Oskarżeni w sprawie to: Sławomir C. – znany młody przestępca ze Słupcy, który już od wielu lat łamie prawo, oraz Filip M. Obaj mężczyźni nie przyznają się do ciężkiego pobicia Filipa B. Sławomir C. w tym postępowaniu jest oskarżony również o znieważenie funkcjonariuszy policji, którzy zatrzymali go podczas jazdy “po pijaku”. Czy oskarżeni zostaną skazani na karę pozbawienia wolności?

POLICJANCI ZEZNAWALI
Niektórzy policjanci, biorący udział w akcji zatrzymania Sławomira C., gdy ten prowadził samochód bez zapalonych świateł i pod wpływem alkoholu, zeznawali już dwukrotnie do tej sprawy. Wątpliwości do policjantów na poprzednich rozprawach wyrażał obrońca Sławomira C.

Jak zeznał policjant Zbigniew J.: „- Przy zatrzymaniu pijanego kierowcy dane świadków spisywane są w notatnikach służbowych. Policjant przeprowadzający kontrolę dokonuje swoich czynności, a dane personalne pozostałych osób spisuje drugi z funkcjonariuszy.”

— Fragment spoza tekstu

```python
class Conv2d(nn.Module, DerivedMixin, CastWeightBiasOp):
    def __init__(self, in_channels, out_channels, kernel_size, stride=1, padding=0, bias=True,
                 groups=1, dtype=None, device=None, padding_mode="zeros"):
        super().__init__()
        if isinstance(kernel_size, int):
            kernel_size = (kernel_size, kernel_size)
        self.in_channels = in_channels
        self.out_channels = out_channels
        self.kernel_size = kernel_size
        self.stride = stride
        self.padding = padding
        self.groups = groups
        self.weight = nn.Parameter(torch.empty((out_channels, in_channels // groups) + tuple(kernel_size),
                                               dtype=dtype, device=device), requires_grad=False)
        if bias:
            self.bias = nn.Parameter(torch.empty(out_channels, dtype=dtype, device=device), requires_grad=False)
        else:
            self.register_parameter("bias", None)

    def weight_nhwc(self):
        return self._derived_get("w_nhwc", lambda: self.weight.permute(0, 2, 3, 1).contiguous())

    def weight_taps(self):
        return self._derived_get("w_taps", lambda: ops.core.upconv_tap_weights(self.weight))

    def forward(self, x, residual=None, upsample2x=False, x2=None, gn_stats=False, act=None, act_param=0.0):
        if _hooked(self):
            if x2 is not None:
                x = torch.cat([x, x2], dim=1)
            w, b = cast_bias_weight(self, x)
            return ops.conv2d(x, w, b, self.stride, self.padding, residual=residual, groups=self.groups,
                              upsample2x=upsample2x, act=act, act_param=act_param)
        w, b = self.weight, self.bias
        wn = None
        if x2 is not None:
            if x.is_cuda and self.groups == 1 and w.dtype == x.dtype and w.device == x.device:
                return ops.conv2d(x, w, b, self.stride, self.padding, residual=residual,
                                  weight_nhwc=self.weight_nhwc(), groups=self.groups, x2=x2, gn_stats=gn_stats,
                                  act=act, act_param=act_param)
            x = torch.cat([x, x2], dim=1)
        if w.dtype != x.dtype or w.device != x.device:
            w = w.to(device=x.device, dtype=x.dtype)
            b = None if b is None else b.to(device=x.device, dtype=x.dtype)
        elif x.is_cuda and self.groups == 1 and self.in_channels % 32 and x.dtype == torch.bfloat16 \
                and residual is None and not upsample2x:
            q = 32 if self.out_channels % 8 == 0 else 64
            cp = (self.in_channels + q - 1) // q * q
            pad = cp - self.in_channels
            w = self._derived_get("w_pad", lambda: torch.nn.functional.pad(self.weight, (0, 0, 0, 0, 0, pad)))
            wn = self._derived_get("w_nhwc_pad", lambda: w.permute(0, 2, 3, 1).contiguous())
            xp = torch.empty((x.shape[0], cp, x.shape[2], x.shape[3]), device=x.device, dtype=x.dtype,
                             memory_format=torch.channels_last)
            xp[:, self.in_channels:].zero_()
            xp[:, :self.in_channels] = x
            x = xp
        elif x.is_cuda and self.groups == 1:
            wn = self.weight_nhwc()
# ... 147 lines not shown
```

### comfy_gen_server_amd/models/unet.py

```python
from __future__ import annotations

import logging
import os

import torch
import torch.nn as nn

from .. import ops
from .attention import BasicTransformerBlock, SpatialTransformer, _Seq
from .layers import Conv2d, Conv3d, DerivedMixin, GroupNorm, Linear, _hooked, module_epoch


def _SKIPCAT():
    import os
    return os.environ.get("CGS_SKIPCAT", "1") != "0"


class SkipCat:
    __slots__ = ("a", "b")

    def __init__(self, a, b):
        self.a, self.b = a, b

    @property
# ... 1 lines not shown
        return torch.Size((self.a.shape[0], self.a.shape[1] + self.b.shape[1]) + tuple(self.a.shape[2:]))

    def materialize(self):
        h = torch.cat([self.a, self.b], dim=1)
        return h.contiguous(memory_format=torch.channels_last) if h.is_cuda else h


class ResBlock(nn.Module):
    def __init__(self, channels, emb_channels, out_channels=None, dtype=None, device=None,
                 kernel_size=3, skip_t_emb=False):
        super().__init__()
        out_channels = out_channels or channels
        self.channels = channels
        self.out_channels = out_channels
        self.skip_t_emb = skip_t_emb
        pad = kernel_size // 2
        self.in_layers = _Seq(GroupNorm(32, channels, dtype=dtype, device=device), nn.SiLU(),
                              Conv2d(channels, out_channels, kernel_size, padding=pad, dtype=dtype, device=device))
        if not skip_t_emb:
            self.emb_layers = _Seq(nn.SiLU(), Linear(emb_channels, out_channels, dtype=dtype, device=device))
        self.out_layers = _Seq(GroupNorm(32, out_channels, dtype=dtype, device=device), nn.SiLU(), nn.Dropout(0.0),
                               Conv2d(out_channels, out_channels, kernel_size, padding=pad, dtype=dtype, device=device))
        if out_channels == channels:
            self.skip_connection = nn.Identity()
        else:
            self.skip_connection = Conv2d(channels, out_channels, 1, dtype=dtype, device=device)

    def forward(self, x, emb_silu, transformer_options=None):
        if isinstance(x, SkipCat):
            if isinstance(self.skip_connection, nn.Identity):
                x = x.materialize()
            else:
                h = self.in_layers[2](self.in_layers[0](x.a, silu=True, x2=x.b), gn_stats=True)
                return self._out(h, emb_silu, self.skip_connection(x.a, x2=x.b))
        h = self.in_layers[0](x, silu=True)
        h = self.in_layers[2](h, gn_stats=True)
        skip = x if isinstance(self.skip_connection, nn.Identity) else None
        return self._out(h, emb_silu, skip if skip is not None else self.skip_connection(x))

    def _out(self, h, emb_silu, skip):
        pre = None
        if not self.skip_t_emb and emb_silu is not None:
            pj, off = getattr(emb_silu, "_cgs_emb_proj", None), self.__dict__.get("_cgs_emb_off")
            if pj is not None and off is not None:
                pre = pj[:, off:off + self.out_channels]
            else:
                pre = self.emb_layers[1](emb_silu).to(h.dtype)
        h = ops.group_norm(h, 32, self.out_layers[0].weight, self.out_layers[0].bias,
                           self.out_layers[0].eps, silu=True, pre_add=pre)
        return self.out_layers[3](h, residual=skip)


class Downsample(nn.Module):
    def __init__(self, channels, out_channels=None, dtype=None, device=None):
        super().__init__()
        self.op = Conv2d(channels, out_channels or channels, 3, stride=2, padding=1, dtype=dtype, device=device)

    def forward(self, x, *a, **k):
        return self.op(x)


class Upsample(nn.Module):
    def __init__(self, channels, out_channels=None, dtype=None, device=None):
        super().__init__()
        self.conv = Conv2d(channels, out_channels or channels, 3, padding=1, dtype=dtype, device=device)

    def forward(self, x, *a, output_shape=None, **k):
        if output_shape is not None and (output_shape[2] != 2 * x.shape[2] or output_shape[3] != 2 * x.shape[3]):
            x = torch.nn.functional.interpolate(x, size=output_shape[2:], mode="nearest")
        else:
            return self.conv(x, upsample2x=True)
        return self.conv(x)
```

„Zostaliśmy wezwani przez dyżurnego, żebyśmy pomogli patrolowi, który zatrzymał Sławomira C. Siedział on w radiowozie. Nasza pomoc polegała na tym, że tam byliśmy i zabezpieczyliśmy samochód. Nie słyszałem czy Sławomir C. znieważał Tomasza K. Sławomir C. uderzał w plastikową szybę znajdującą się w radiowozie. Ja podszedłem do radiowozu bo mężczyzna był agresywny.” – dodał funkcjonariusz policji Grzegorz M.

WŁAŚCICIEL DYSKOTEKI
Aby sprawdzić wszystkie okoliczności zdarzenia na świadka został wezwany współwłaściciel dyskotek w Gnieźnie, Skorzęcinie i Wrześni. W wakacyjne weekendy zazwyczaj przebywa na terenie ośrodka wypoczynkowego w Skorzęcinie. Tomasz W. oprócz swoich udziałów w dyskotece jest jednocześnie szefem ochrony dyskoteki w Skorzęcinie.

Jak zeznał przed sądem na ostatniej rozprawie: „Nie słyszałem o takim pobiciu w sierpniu 2008. Ochroną objęty jest klub oraz teren przylegający. Zazwyczaj ochroniarze interweniują, gdy dzieje się coś w pobliżu klubu. Jednak o pobiciu Filipa B. nie słyszałem. Ściśle współpracujemy z miejscową policją. Na terenie obiektu znajdują się trzy kamery. Jedna na zewnątrz, skierowana na wejście do klubu, oraz dwie w środku budynku.”

Ponieważ właściciel dyskotek nie znał sprawy pobicia Filipa B. jego przesłuchanie trwało krótko.

KLUCZOWY ŚWIADEK?
Dwa dni przed świętami wielkanocnymi zeznawał również 26-letni Tomasz K., który od jakiegoś czasu pracuje za granicą. Sąd skorzystał z okazji do przesłuchania świadka podczas jego pobytu w kraju. Zeznania Tomasza K. były bardzo szczegółowe i mogą się okazać kluczowe do wyjaśnienia sprawy.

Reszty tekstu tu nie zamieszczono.